[Supplied records — start]

diff --git a/lanpaint_amd/csrc/step_kernel.hip b/lanpaint_amd/csrc/step_kernel.hip
--- a/lanpaint_amd/csrc/step_kernel.hip
+++ b/lanpaint_amd/csrc/step_kernel.hip
@@ -258,6 +258,12 @@
     return t;
 }
 #define LP_CLK_WHEN(k, a, b) if (clk_on) clk_t[k] = clk_when(a, b);
+__device__ __forceinline__ uint64_t clk_behind(float a, float b) {
+    uint64_t t;
+    asm volatile("s_memtime %0\n s_waitcnt lgkmcnt(0)" : "=s"(t) : "v"(a), "v"(b) : "memory");
+    return t;
+}
+#define LP_CLK_BEHIND(k, a, b) if (clk_on) clk_t[k] = clk_behind(a, b);
 #define LP_CLK_LOADS(k) if (clk_on) clk_t[k] = clk_after_loads();
 #define LP_CLK_FLUSH                                                                                                 \
     if (clk_on) {                                                                                                    \
@@ -270,6 +276,7 @@
 #define LP_CLK_DECL
 #define LP_CLK(k)
 #define LP_CLK_WHEN(k, a, b)
+#define LP_CLK_BEHIND(k, a, b)
 #define LP_CLK_LOADS(k)
 #define LP_CLK_FLUSH
 #endif
@@ -277,6 +284,22 @@
 constexpr int kBlock = 256;
 
 constexpr uint32_t kPost = LP_PH_POST_FIRST | LP_PH_POST_STEADY;
+
+constexpr uint32_t kArgRsIsVe = 1u << 26;
+constexpr uint32_t kArgKnown = 1u << 27;
+constexpr int kArgLead0 = 28, kArgLead1 = 30;
+constexpr uint32_t kArgPrivate = 0xFC000000u;
+enum : uint32_t { LEAD_ROW0 = 0, LEAD_ROW = 1, LEAD_NULL = 2 };
+
+__device__ __forceinline__ float lead_time(const void* p, const void* safe, uint32_t how, int row) {
+    typedef const __attribute__((address_space(4))) float* const_time;
+    return ((const_time)(how == LEAD_NULL ? safe : p))[how == LEAD_ROW ? row : 0];
+}
+__device__ __forceinline__ float lead_value(float loaded, uint32_t how) { return how == LEAD_NULL ? 0.0f : loaded; }
+__device__ __forceinline__ float const_time_at(const float* p, int64_t i) {
+    typedef const __attribute__((address_space(4))) float* const_time;
+    return ((const_time)p)[i];
+}
 constexpr uint32_t kTouchXt = LP_PH_REPLACE | kPost | LP_PH_PRE_HALF;
 
 enum : int { MODE_ROW = 0, MODE_PER_EL = 1, MODE_HARD = 2 };
@@ -295,7 +318,9 @@
     static_assert(!TBL || (!ST && !ES && (PH & LP_PH_REPLACE) != 0), "table block: the fused replace launches only");
     LP_CLK_DECL
     lp_step_desc d = d_arg;
-    d.x_t = static_cast<float*>(a0); d.C = static_cast<float*>(a1);
+    if constexpr (!TBL) {
+        d.x_t = static_cast<float*>(a0); d.C = static_cast<float*>(a1);
+    }
     if constexpr ((PH & LP_PH_REPLACE) != 0) {
         d.x = static_cast<const float*>(a2);
         d.known = d.noise = static_cast<const float*>(a3);
@@ -308,7 +333,7 @@
             d.y = static_cast<const float*>(a4); d.mask = a5;
         }
     }
-    d.el_per_row = a_el_per_row; d.flags = a_flags;
+    d.el_per_row = a_el_per_row; d.flags = TBL ? (a_flags & ~kArgPrivate) : a_flags;
     static_assert(!ES || (!ST && !PER_EL && (PH & LP_PH_REPLACE) == 0), "early stop: think-step launches of the row-table modes");
     constexpr bool es_fold = ES == 2;
     int row = blockIdx.y;
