template <bool OUT_F32, int RES, bool GEGLU, bool STATS>
__device__ __forceinline__ void persist_chunk(const PParams& p, uint32_t taddr, int ch, const float* sbv, const float* sbg, uint8_t* cb,
                                              int lane, bool last_chunk, uint64_t* tempty_bar, uint64_t* rfull_bar, uint32_t rparity,
                                              float* gn_dst, int nrows) {
    uint32_t r0[16], r1[16], g0[16], g1[16];
    ptx::tmem_ld_32x32b_x16(taddr + ch * 32, r0);
    ptx::tmem_ld_32x32b_x16(taddr + ch * 32 + 16, r1);
    const int half = p.block_n >> 1;
    if constexpr (GEGLU) {
        ptx::tmem_ld_32x32b_x16(taddr + half + ch * 32, g0);
        ptx::tmem_ld_32x32b_x16(taddr + half + ch * 32 + 16, g1);
    }
    if constexpr (RES != 0) ptx::mbar_wait(rfull_bar, rparity);
    ptx::tmem_ld_wait();
    if (last_chunk) {
        ptx::tc_fence_before();
        __syncwarp();
        if (lane == 0) ptx::mbar_arrive(tempty_bar);
    }
    float v[32];
    const float4* sb4 = reinterpret_cast<const float4*>(sbv);
#pragma unroll
    for (int j = 0; j < 8; ++j) {
        const float4 b = sb4[j];
        const uint32_t* r = j < 4 ? r0 : r1;
        const int o = (j & 3) * 4;
        v[4 * j + 0] = __uint_as_float(r[o + 0]) + b.x;
        v[4 * j + 1] = __uint_as_float(r[o + 1]) + b.y;
        v[4 * j + 2] = __uint_as_float(r[o + 2]) + b.z;
        v[4 * j + 3] = __uint_as_float(r[o + 3]) + b.w;
    }
    if constexpr (GEGLU) {
        const float4* sg4 = reinterpret_cast<const float4*>(sbg);
#pragma unroll
        for (int j = 0; j < 8; ++j) {
            const float4 b = sg4[j];
            const uint32_t* r = j < 4 ? g0 : g1;
            const int o = (j & 3) * 4;
            v[4 * j + 0] *= gelu_erf_fast(__uint_as_float(r[o + 0]) + b.x);
            v[4 * j + 1] *= gelu_erf_fast(__uint_as_float(r[o + 1]) + b.y);
            v[4 * j + 2] *= gelu_erf_fast(__uint_as_float(r[o + 2]) + b.z);
            v[4 * j + 3] *= gelu_erf_fast(__uint_as_float(r[o + 3]) + b.w);
        }
    }
    uint8_t* row128 = cb + lane * 128;
    uint8_t* row64 = cb + lane * 64;
    const int x128 = lane & 7, x64 = (lane >> 1) & 3;
    if constexpr (RES == 2) {
#pragma unroll
        for (int j = 0; j < 8; ++j) {
            const float4 t = *reinterpret_cast<const float4*>(row128 + ((j ^ x128) << 4));
            v[4 * j + 0] += t.x; v[4 * j + 1] += t.y; v[4 * j + 2] += t.z; v[4 * j + 3] += t.w;
        }
    } else if constexpr (RES == 1) {
#pragma unroll
        for (int j = 0; j < 4; ++j) {
            const uint4 u = *reinterpret_cast<const uint4*>(row64 + ((j ^ x64) << 4));
            float2 f;
            f = unpack_bf16x2(u.x); v[8 * j + 0] += f.x; v[8 * j + 1] += f.y;
            f = unpack_bf16x2(u.y); v[8 * j + 2] += f.x; v[8 * j + 3] += f.y;
            f = unpack_bf16x2(u.z); v[8 * j + 4] += f.x; v[8 * j + 5] += f.y;
            f = unpack_bf16x2(u.w); v[8 * j + 6] += f.x; v[8 * j + 7] += f.y;
        }
    }
    if constexpr (RES != 0 && ((RES == 2) != OUT_F32)) __syncwarp();
    if constexpr (OUT_F32) {
#pragma unroll
        for (int j = 0; j < 8; ++j)
            *reinterpret_cast<float4*>(row128 + ((j ^ x128) << 4)) = make_float4(v[4 * j], v[4 * j + 1], v[4 * j + 2], v[4 * j + 3]);
    } else {
#pragma unroll
        for (int j = 0; j < 4; ++j) {
            uint4 u;
            u.x = pack_bf16x2(v[8 * j + 0], v[8 * j + 1]);
            u.y = pack_bf16x2(v[8 * j + 2], v[8 * j + 3]);
            u.z = pack_bf16x2(v[8 * j + 4], v[8 * j + 5]);
            u.w = pack_bf16x2(v[8 * j + 6], v[8 * j + 7]);
            *reinterpret_cast<uint4*>(row64 + ((j ^ x64) << 4)) = u;
        }
    }
    if constexpr (STATS) {
        __syncwarp();
        float s = 0.f, ss = 0.f;
        const uint8_t* colp = cb + ((lane & 3) << 2);
        const int piece = lane >> 2;
        for (int r = 0; r < nrows; ++r) {
            const float x = *reinterpret_cast<const float*>(colp + r * 128 + ((piece ^ (r & 7)) << 4));
            s += x;
            ss = fmaf(x, x, ss);
        }
        gn_dst[ch * 32 + lane] = s;
        gn_dst[256 + ch * 32 + lane] = ss;
    }
}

[Supplied records — finish]

The job is to copy each line from the material above that holds the word "taddr".

▶ Answer:
__device__ __forceinline__ void persist_chunk(const PParams& p, uint32_t taddr, int ch, const float* sbv, const float* sbg, uint8_t* cb,
    ptx::tmem_ld_32x32b_x16(taddr + ch * 32, r0);
    ptx::tmem_ld_32x32b_x16(taddr + ch * 32 + 16, r1);
        ptx::tmem_ld_32x32b_x16(taddr + half + ch * 32, g0);
        ptx::tmem_ld_32x32b_x16(taddr + half + ch * 32 + 16, g1);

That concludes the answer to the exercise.